雖然一名上位神皇的奴隸,誘惑力對一般的上下位神皇,乃至普通的開陽神皇來說,都很大,可若對象是葉涼,這一切,還當真難說。
果然,于煙凝等人的凝眸下,那葉涼看都未看秋水盈一眼,僅是靜靜的抬首,看著眼前的雕像道:“葬了吧。”
“不!”秋水盈神色陡變,便欲開口以求。
唰...
只可惜,她那紅潤的嘴唇剛啟,那站于她身后的那些血策軍行刑手,便直接手起刀落,對著她的那雪白的脖頸,揮砍而去。
“噗嗤...嘭...”
寒光起、鮮血濺。
當得那劊子手的玄刀,狠狠地劈砍而下,那秋水盈的頭顱,瞬間便帶著那殷紅的鮮血,掉落于地,滾落至不遠處。
隨著她那頭顱的落下,她那尸身亦失去撐持,直接反倒于地,似如葬命而去。
看得這一幕,龍酆瞥了眼那雙目大睜,似有些死不瞑目般的秋水盈頭顱后,對著那余下的行刑手,輕輕點了點頭,以示動手。
畢竟,連秋水盈這等條件,葉涼都不動心了,那很顯然,葉涼是必殺于他們了。
而在龍酆的點首下,那余下的行刑手無半點猶豫,手中寒刀,手起刀落,便不顧那些人的哭求,砍下了他們的頭顱,抹去了他們的生機。
一時間,那本就滿地尸骸的圣冥宮外,再度多了十數道無頭之尸,殞命亡魂。
龍酆眼看得這些人被處理完后,他直接對著葉涼拱手道:“王爺,那逃竄的那些人,是否要命追擊的人,直接擊殺?”
“嗯。”葉涼平靜的點了點頭,語調平而霸道:“追到天涯海角,也要把他們的頭顱拿回來。

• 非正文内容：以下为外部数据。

namespace {
constexpr int P7_ROW = 34 * 16;
constexpr int P7_PIECE = 34 * P7_ROW;
constexpr int P7_PLANE = 2 * P7_PIECE + 128;
constexpr int P7_LDS = 4 * P7_PLANE;
static_assert((P7_ROW / 16) % 16 == 2 && (P7_PLANE / 16) % 16 == 0 && P7_LDS <= 160 * 1024, "bank-conflict-free pitches (see above)");
}

__global__ __launch_bounds__(256) __attribute__((amdgpu_waves_per_eu(1, 1))) void c3d_bwd7_kernel(const C3BwdArgs a) {
    extern __shared__ __attribute__((aligned(16))) char lds[];
    constexpr int RW = 8, NU = 4;
    const int tid = threadIdx.x;
    const int lane = tid & 63;
    const int wave = __builtin_amdgcn_readfirstlane(tid >> 6);
    const int lj = lane & 15, lq = lane >> 4;
    const int D = a.D;
    const unsigned plane_v = 32u * 32u;
    const unsigned patch_v = (unsigned)D * plane_v;

    for (int i = tid * 16; i < P7_LDS; i += 256 * 16) *reinterpret_cast<i32x4 *>(lds + i) = i32x4{0, 0, 0, 0};

    f16x8 Wa[3][2], Wb[3][2], Ws[2];
    {
        const i32x4 *Wg = reinterpret_cast<const i32x4 *>(a.W);
#pragma unroll
        for (int dz = 0; dz < 3; ++dz)
#pragma unroll
            for (int pc = 0; pc < 2; ++pc) {
                Wa[dz][pc] = __builtin_bit_cast(f16x8, Wg[((0 + dz) * 2 + pc) * 64 + lane]);
                Wb[dz][pc] = __builtin_bit_cast(f16x8, Wg[((3 + dz) * 2 + pc) * 64 + lane]);
            }
        Ws[0] = __builtin_bit_cast(f16x8, Wg[(6 * 2 + 0) * 64 + lane]);
        Ws[1] = __builtin_bit_cast(f16x8, Wg[(6 * 2 + 1) * 64 + lane]);
#if C3_B7PINW
#pragma unroll
        for (int dz = 0; dz < 3; ++dz)
#pragma unroll
            for (int pc = 0; pc < 2; ++pc) {
                i32x4 x = __builtin_bit_cast(i32x4, Wa[dz][pc]), y = __builtin_bit_cast(i32x4, Wb[dz][pc]);
                asm volatile("" : "+a"(x), "+a"(y));
                Wa[dz][pc] = __builtin_bit_cast(f16x8, x); Wb[dz][pc] = __builtin_bit_cast(f16x8, y);
            }
#endif
    }
    const int offA = wave * RW * P7_ROW + (lq < 3 ? (lj + lq) * 16 : P7_ROW + lj * 16);
    const int offB = (wave * RW + 1) * P7_ROW + (lq < 2 ? (lj + 1 + lq) * 16 : P7_ROW + (lj + lq - 2) * 16);
    const int offS = (wave * RW + 2) * P7_ROW + (lj + 2) * 16;
    const int ringS = lq < 2 ? lq + 2 : 0;
    const int st_lane = (wave * RW + 1 + (lane >> 5)) * P7_ROW + ((lane & 31) + 1) * 16;
    const float inv = __builtin_ldexpf(1.f, -(a.e_in + a.e_w));

    const int G = gridDim.x, b0 = blockIdx.x;
    const int np = b0 < a.N ? (a.N - b0 + G - 1) / G : 0;

    f32x4 acc[3][RW][2];
#pragma unroll
// ... 89 lines not shown
        const unsigned vox = E.pv + E.row_v + (unsigned)i * 32u + (unsigned)hx * 16u;
        __builtin_amdgcn_raw_buffer_store_b128(__builtin_bit_cast(i32x4, val), dB_rsrc, (int)E.off_dB, (int)(vox * 32u), 2 );
        if constexpr (!(C3_B7ABL & 8)) ALQ_STORE_HOLD("v"(val));
        const float t = (val.x + val.y) + (val.z + val.w);
        const unsigned tu = __builtin_bit_cast(unsigned, t);
        const auto sw = hx == 0 ? __builtin_amdgcn_permlane16_swap(tu, 0u, false, false) : __builtin_amdgcn_permlane16_swap(0u, tu, false, false);
        const unsigned s0 = sw[0], s1 = sw[1];
        const float t2 = __builtin_bit_cast(float, s0) + __builtin_bit_cast(float, s1);
        if constexpr (hx == 0) {
            t_keep = t2;
        } else {
            const float ts = t_keep + t2;
            const unsigned rowv = E.pv + E.row_v + (unsigned)i * 32u;
            __builtin_amdgcn_raw_buffer_store_b32(__builtin_bit_cast(int, ts), sA_rsrc, (int)(lq < 2 ? E.off_sum : SW_OOB), (int)(rowv * 4u), 0);
            __builtin_amdgcn_raw_buffer_store_b32(__builtin_bit_cast(int, ts), sB_rsrc, (int)(lq >= 2 ? E.off_sum : SW_OOB), (int)(rowv * 4u), 0);
        }
    };
    auto epi_row = [&](auto S, auto I, const Epi &E) __attribute__((always_inline)) {
        epi_half(S, I, IC<0>{}, E);
        epi_half(S, I, IC<1>{}, E);
    };
    auto s_weights = [&](int kill, f16x8 &sh, f16x8 &sl) __attribute__((always_inline)) {
        const int km = lq == kill ? 0 : -1;
        i32x4 h = __builtin_bit_cast(i32x4, Ws[0]), l = __builtin_bit_cast(i32x4, Ws[1]);
        h.x &= km; h.y &= km; h.z &= km; h.w &= km;
        l.x &= km; l.y &= km; l.z &= km; l.w &= km;
        sh = __builtin_bit_cast(f16x8, h); sl = __builtin_bit_cast(f16x8, l);
    };
    auto mac3 = [&](f32x4 c, const f16x8 &wh, const f16x8 &wl, const f16x8 &bh, const f16x8 &bl) __attribute__((always_inline)) {
        c = __builtin_amdgcn_mfma_f32_16x16x32_f16(wl, bh, c, 0, 0, 0);
        c = __builtin_amdgcn_mfma_f32_16x16x32_f16(wh, bl, c, 0, 0, 0);
        c = __builtin_amdgcn_mfma_f32_16x16x32_f16(wh, bh, c, 0, 0, 0);
        return c;
    };

    auto step = [&](auto RR, int pi, int z, long long n) __attribute__((always_inline)) {
        constexpr int R = decltype(RR)::value;
        constexpr int S_lo = (R + 2) % 3, S_mid = R, S_hi = (R + 1) % 3;
        asm volatile("s_waitcnt lgkmcnt(0)\n\ts_barrier" ::: "memory");
        const int cur = (int)(n & 3) * P7_PLANE;
        const int baseA = offA + cur, baseB = offB + cur;
        const int baseS = offS + (int)((unsigned)((int)(n & 3) + ringS) & 3u) * P7_PLANE;
        const int wbase = st_lane + (int)((n + 1) & 3) * P7_PLANE;
        const Src C1 = src_of(c1_pi), C2 = src_of(c2_pi);
        const unsigned z1 = (unsigned)c1_z, z2 = (unsigned)c2_z;
        const bool ev = z >= 2 || (z == 0 && pi > 0);
        const Epi E = epi_setup(ev, z >= 2 ? pi : pi - 1, z >= 2 ? z - 2 : D - 1);
        f16x8 sh, sl;
        s_weights(z == 1 ? 0 : -1, sh, sl);

        struct Frag { f16x8 ah, al, bh, bl, sh, sl; };
        auto frag = [&](int i, int hx, Frag &f) __attribute__((always_inline)) {
            const int o = i * P7_ROW + hx * 256;
            f.ah = __builtin_bit_cast(f16x8, *reinterpret_cast<const i32x4 *>(lds + baseA + o));
            f.al = __builtin_bit_cast(f16x8, *reinterpret_cast<const i32x4 *>(lds + baseA + o + P7_PIECE));
            f.bh = __builtin_bit_cast(f16x8, *reinterpret_cast<const i32x4 *>(lds + baseB + o));
            f.bl = __builtin_bit_cast(f16x8, *reinterpret_cast<const i32x4 *>(lds + baseB + o + P7_PIECE));
            f.sh = __builtin_bit_cast(f16x8, *reinterpret_cast<const i32x4 *>(lds + baseS + o));
            f.sl = __builtin_bit_cast(f16x8, *reinterpret_cast<const i32x4 *>(lds + baseS + o + P7_PIECE));
        };
        Frag fc, fn;
        frag(0, 0, fc);
        auto row = [&](auto I) __attribute__((always_inline)) {
            constexpr int i = decltype(I)::value;
            __builtin_amdgcn_sched_barrier(0);
            if constexpr (!(C3_B7ABL & 1)) epi_row(IC<S_hi>{}, I, E);
            else { const f32x4 k0 = acc[S_hi][i][0], k1 = acc[S_hi][i][1]; asm volatile("" :: "v"(k0), "v"(k1)); }
            if constexpr ((i & 1) == 0 && !(C3_B7ABL & 2)) {
                stage_unit(wbase, IC<i / 2>{});
                if constexpr (i / 2 + 2 < NU) load_unit(C1, z1, IC<i / 2 + 2>{}); else load_unit(C2, z2, IC<i / 2 + 2 - NU>{});
            }
#pragma unroll
            for (int hx = 0; hx < 2; ++hx) {
                if (hx == 0) frag(i, 1, fn);
                else if (i < RW - 1) frag(i + 1, 0, fn);
                f32x4 c0 = f32x4{0.f, 0.f, 0.f, 0.f}, c1 = acc[S_mid][i][hx], c2 = acc[S_lo][i][hx];
                c0 = mac3(c0, Wa[0][0], Wa[0][1], fc.ah, fc.al);
                c1 = mac3(c1, Wa[1][0], Wa[1][1], fc.ah, fc.al);
                c2 = mac3(c2, Wa[2][0], Wa[2][1], fc.ah, fc.al);
                c0 = mac3(c0, Wb[0][0], Wb[0][1], fc.bh, fc.bl);
                c1 = mac3(c1, Wb[1][0], Wb[1][1], fc.bh, fc.bl);
                c2 = mac3(c2, Wb[2][0], Wb[2][1], fc.bh, fc.bl);
                if constexpr (!(C3_B7ABL & 4)) c2 = mac3(c2, sh, sl, fc.sh, fc.sl);
                acc[S_hi][i][hx] = c0; acc[S_mid][i][hx] = c1; acc[S_lo][i][hx] = c2;
                fc = fn;
            }
#if C3_B7PIPE
#pragma unroll
            for (int m = 0; m < 42; ++m) {
                __builtin_amdgcn_sched_group_barrier(0x008, 1, 0);
                __builtin_amdgcn_sched_group_barrier(C3_FILL_MASK, C3_B7PIPE, 0);
            }
#endif
        };
        row(IC<0>{}); row(IC<1>{}); row(IC<2>{}); row(IC<3>{}); row(IC<4>{}); row(IC<5>{}); row(IC<6>{}); row(IC<7>{});
        {
            const Epi En = epi_setup(z + 1 < D ? z >= 1 : true, pi, z + 1 < D ? z - 1 : D - 2);
            mask_load(En, IC<0>{});
            mask_load(En, IC<1>{});
        }
        c1_pi = c2_pi; c1_z = c2_z;
        advance(c2_pi, c2_z);
    };
    auto light = [&](auto S, auto LAST, int pe, int zo, long long n) __attribute__((always_inline)) {
        constexpr int s = decltype(S)::value;
        constexpr bool last = decltype(LAST)::value != 0;
        const Epi E = epi_setup(true, pe, zo);
        auto rows = [&](auto I) __attribute__((always_inline)) { epi_row(S, I, E); };
        rows(IC<0>{}); rows(IC<1>{}); rows(IC<2>{}); rows(IC<3>{}); rows(IC<4>{}); rows(IC<5>{}); rows(IC<6>{}); rows(IC<7>{});
#pragma unroll
        for (int i = 0; i < RW; ++i) { acc[s][i][0] = f32x4{0.f, 0.f, 0.f, 0.f}; acc[s][i][1] = f32x4{0.f, 0.f, 0.f, 0.f}; }
        if constexpr (last) {
            constexpr int sp = (s + 1) % 3;
            f16x8 sh, sl;
            s_weights(2, sh, sl);
            const int baseS = offS + (int)((unsigned)((int)(n & 3) + ringS) & 3u) * P7_PLANE;
#pragma unroll
            for (int i = 0; i < RW; ++i)
#pragma unroll
                for (int hx = 0; hx < 2; ++hx) {
                    const int o = i * P7_ROW + hx * 256;
                    const f16x8 bh = __builtin_bit_cast(f16x8, *reinterpret_cast<const i32x4 *>(lds + baseS + o));
                    const f16x8 bl = __builtin_bit_cast(f16x8, *reinterpret_cast<const i32x4 *>(lds + baseS + o + P7_PIECE));
                    acc[sp][i][hx] = mac3(acc[sp][i][hx], sh, sl, bh, bl);
                }
        }
        {
            const Epi En = epi_setup(zo == D - 2, pe, D - 1);
            mask_load(En, IC<0>{});
            mask_load(En, IC<1>{});
        }
    };

    __syncthreads();
    if (np > 0) {
        const Src C0 = src_of(0);
        const int wb = st_lane;
        load_unit(C0, 0u, IC<0>{}); load_unit(C0, 0u, IC<1>{});
        stage_unit(wb, IC<0>{}); stage_unit(wb, IC<1>{});
        load_unit(C0, 0u, IC<2>{}); load_unit(C0, 0u, IC<3>{});
        stage_unit(wb, IC<2>{}); stage_unit(wb, IC<3>{});
        c1_pi = 0; c1_z = 0;
        advance(c1_pi, c1_z);
        c2_pi = c1_pi; c2_z = c1_z;
        advance(c2_pi, c2_z);
        const Src C1 = src_of(c1_pi);
        load_unit(C1, (unsigned)c1_z, IC<0>{}); load_unit(C1, (unsigned)c1_z, IC<1>{});
    }
    long long n = 0;
    for (int pi = 0; pi < np; ++pi) {
        for (int zz = 0; zz < 10; ++zz) {
            step(IC<0>{}, pi, 3 * zz, n); ++n;
            step(IC<1>{}, pi, 3 * zz + 1, n); ++n;
            step(IC<2>{}, pi, 3 * zz + 2, n); ++n;
        }
        step(IC<0>{}, pi, 30, n); ++n;
        step(IC<1>{}, pi, 31, n); ++n;
        light(IC<0>{}, IC<1>{}, pi, D - 2, n);
    }
    if (np > 0) light(IC<1>{}, IC<0>{}, np - 1, D - 1, n);
}
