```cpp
int tb_conv3d_wgrad_bias_ws_f32(const float* G, const float* X, float* dW, float* dbias, int N, int M, int Cc, int Do,
                                int Ho, int Wo, int Di, int Hi, int Wi, int stride, int pad, void* ws, size_t ws_bytes,
                                int* bias_done, void* stream) {
  if (bias_done) *bias_done = 0;
  if (!G || !X || !dW) return TB_ERR_INVALID_ARG;
  hipStream_t st = reinterpret_cast<hipStream_t>(stream);
  ZRoute r = zroute(N, M, Cc, Do, Ho, Wo, Di, Hi, Wi, stride, pad, aligned16(G, X));
  if (!ws || !r.kind || ws_bytes < r.bytes() || (reinterpret_cast<uintptr_t>(ws) & 3) != 0)
    return tb_conv3d_wgrad_f32(G, X, dW, N, M, Cc, Do, Ho, Wo, Di, Hi, Wi, stride, pad, stream);
  float* part = static_cast<float*>(ws);
  double* bpart = nullptr;
  if (dbias && bias_bytes(r, M) && ws_bytes >= bias_off(r) + bias_bytes(r, M) &&
      (reinterpret_cast<uintptr_t>(ws) & 7) == 0)
    bpart = reinterpret_cast<double*>(static_cast<char*>(ws) + bias_off(r));
  const int rc = zrun(r, G, X, dW, part, bpart, st);
  if (rc != TB_OK) return rc;
  hipLaunchKernelGGL(k_wgrad_reduce, dim3((r.TM * r.TC * 27 + 63) / 64 + (bpart ? 1 : 0), r.grid.y), dim3(1024), 0, st,
                     static_cast<const float*>(part), dW, (int)r.grid.x, r.TM, r.TC, r.ctiles, M, Cc,
                     static_cast<const double*>(bpart), dbias);
  if (hipGetLastError() != hipSuccess) return TB_ERR_HIP;
  if (bias_done) *bias_done = bpart ? 1 : 0;
  return TB_OK;
}

int tb_conv3d_wgrad_ws_f32(const float* G, const float* X, float* dW, int N, int M, int Cc, int Do, int Ho, int Wo,
                           int Di, int Hi, int Wi, int stride, int pad, void* ws, size_t ws_bytes, void* stream) {
  return tb_conv3d_wgrad_bias_ws_f32(G, X, dW, nullptr, N, M, Cc, Do, Ho, Wo, Di, Hi, Wi, stride, pad, ws, ws_bytes,
                                     nullptr, stream);
}

int tb_conv3d_wgrad_config(int N, int M, int Cc, int Do, int Ho, int Wo, int Di, int Hi, int Wi, int stride, int pad,
                           int64_t* cfg) {
  if (!cfg) return TB_ERR_INVALID_ARG;
  WgArgs a{};
  int seg = 0, TX = 0, by = 0;
  size_t lds = 0;
  const int rc = wg_setup(a, seg, TX, by, lds, N, M, Cc, Do, Ho, Wo, Di, Hi, Wi, stride, pad);
  if (rc != TB_OK) return rc;
  cfg[0] = seg; cfg[1] = TX; cfg[2] = a.YB; cfg[3] = a.nchunks; cfg[4] = (int64_t)lds;
  return TB_OK;
}

int tb_conv3d_wgrad_plan(int N, int M, int Cc, int Do, int Ho, int Wo, int Di, int Hi, int Wi, int stride, int pad,
                         int64_t* cfg) {
  if (!cfg) return TB_ERR_INVALID_ARG;
  const ZRoute r = zroute(N, M, Cc, Do, Ho, Wo, Di, Hi, Wi, stride, pad);
  WgArgs a{};
  int seg = 0, TX = 0, by = 0;
  size_t lds = r.lds;
  if (!r.kind) {
    const int rc = wg_setup(a, seg, TX, by, lds, N, M, Cc, Do, Ho, Wo, Di, Hi, Wi, stride, pad);
    if (rc != TB_OK) return rc;
  }
  cfg[0] = r.kind; cfg[1] = r.kind ? r.YB : a.YB; cfg[2] = r.zlen; cfg[3] = r.ZS;
  cfg[4] = r.kind ? r.grid.x : wg_grid_x(a, TX, by); cfg[5] = r.kind ? r.grid.y : (unsigned)by;
  cfg[6] = (int64_t)lds; cfg[7] = (int64_t)r.bytes();
  return TB_OK;
}
```

Baseline: 200.0.

## Add 768-thread split-tap variant of stride-2 wgrad kernel for selected widths

Adds a 768-thread variant of the stride-2 zf2 weight-gradient kernel. The 12 waves are split as 3 z-taps by 4 phases, so each wave accumulates only one z-tap's 3 y-taps instead of all nine, with a FULL specialization that drops bounds checks when the work divides evenly. It is selected by a width heuristic (overridable through an env var) for YB>=2 and particular Wo values. The aim is more parallelism per block and fewer accumulator registers. The cost is higher LDS pressure per block, possibly lower occupancy, and a cross-wave reduction at the end.

```diff
diff --git a/medical-vision-textural-bias_amd/csrc/conv_wgrad.hip b/medical-vision-textural-bias_amd/csrc/conv_wgrad.hip
--- a/medical-vision-textural-bias_amd/csrc/conv_wgrad.hip
+++ b/medical-vision-textural-bias_amd/csrc/conv_wgrad.hip
@@ -1058,6 +1058,182 @@
   }
 }
 
+template <int YB, int MT, int WV, bool FULL>
+__global__ __launch_bounds__(768) void k_conv3d_wgrad_zf2_split(Zf2Args a) {
+  constexpr int NT = 768;
+  constexpr int NXR = 2 * YB + 1;
+  extern __shared__ __attribute__((aligned(16))) float smem[];
+  const int tid = (int)threadIdx.x, lane = tid & 63;
+  const int wave = __builtin_amdgcn_readfirstlane(tid >> 6);
+  const int Wo = a.Wo, Ho = a.Ho, Do = a.Do, Hi = a.Hi, Wi = a.Wi, Di = a.Di, Cc = a.Cc;
+  const int GS = 16 * MT * a.MS, XS = Cc * a.RX;
+  float* gsl = smem;
+  float* xsl = smem + 2 * GS;
+  int b = (int)blockIdx.x;
+  const int zs = b % a.ZS;
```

”
這當真是...
那周遭的嚴古、奇玄以及煙凝等人,聽得葉涼此語,皆是心潮翻涌:霸道啊。
此時此刻,他們看著眼前的葉涼,便只有一種感覺:帝王一怒,浮尸千里,血流成河,所有敵寇,必死無疑!
與此同時,龍酆平復著心潮,拱手領命:“屬下遵命!”
話落,他直接轉過身,前去下達軍令。
待得龍酆退去,葉涼轉身掃了眼,似如血海尸山的四周,終是未再猶疑,下令開始進行收尾之事。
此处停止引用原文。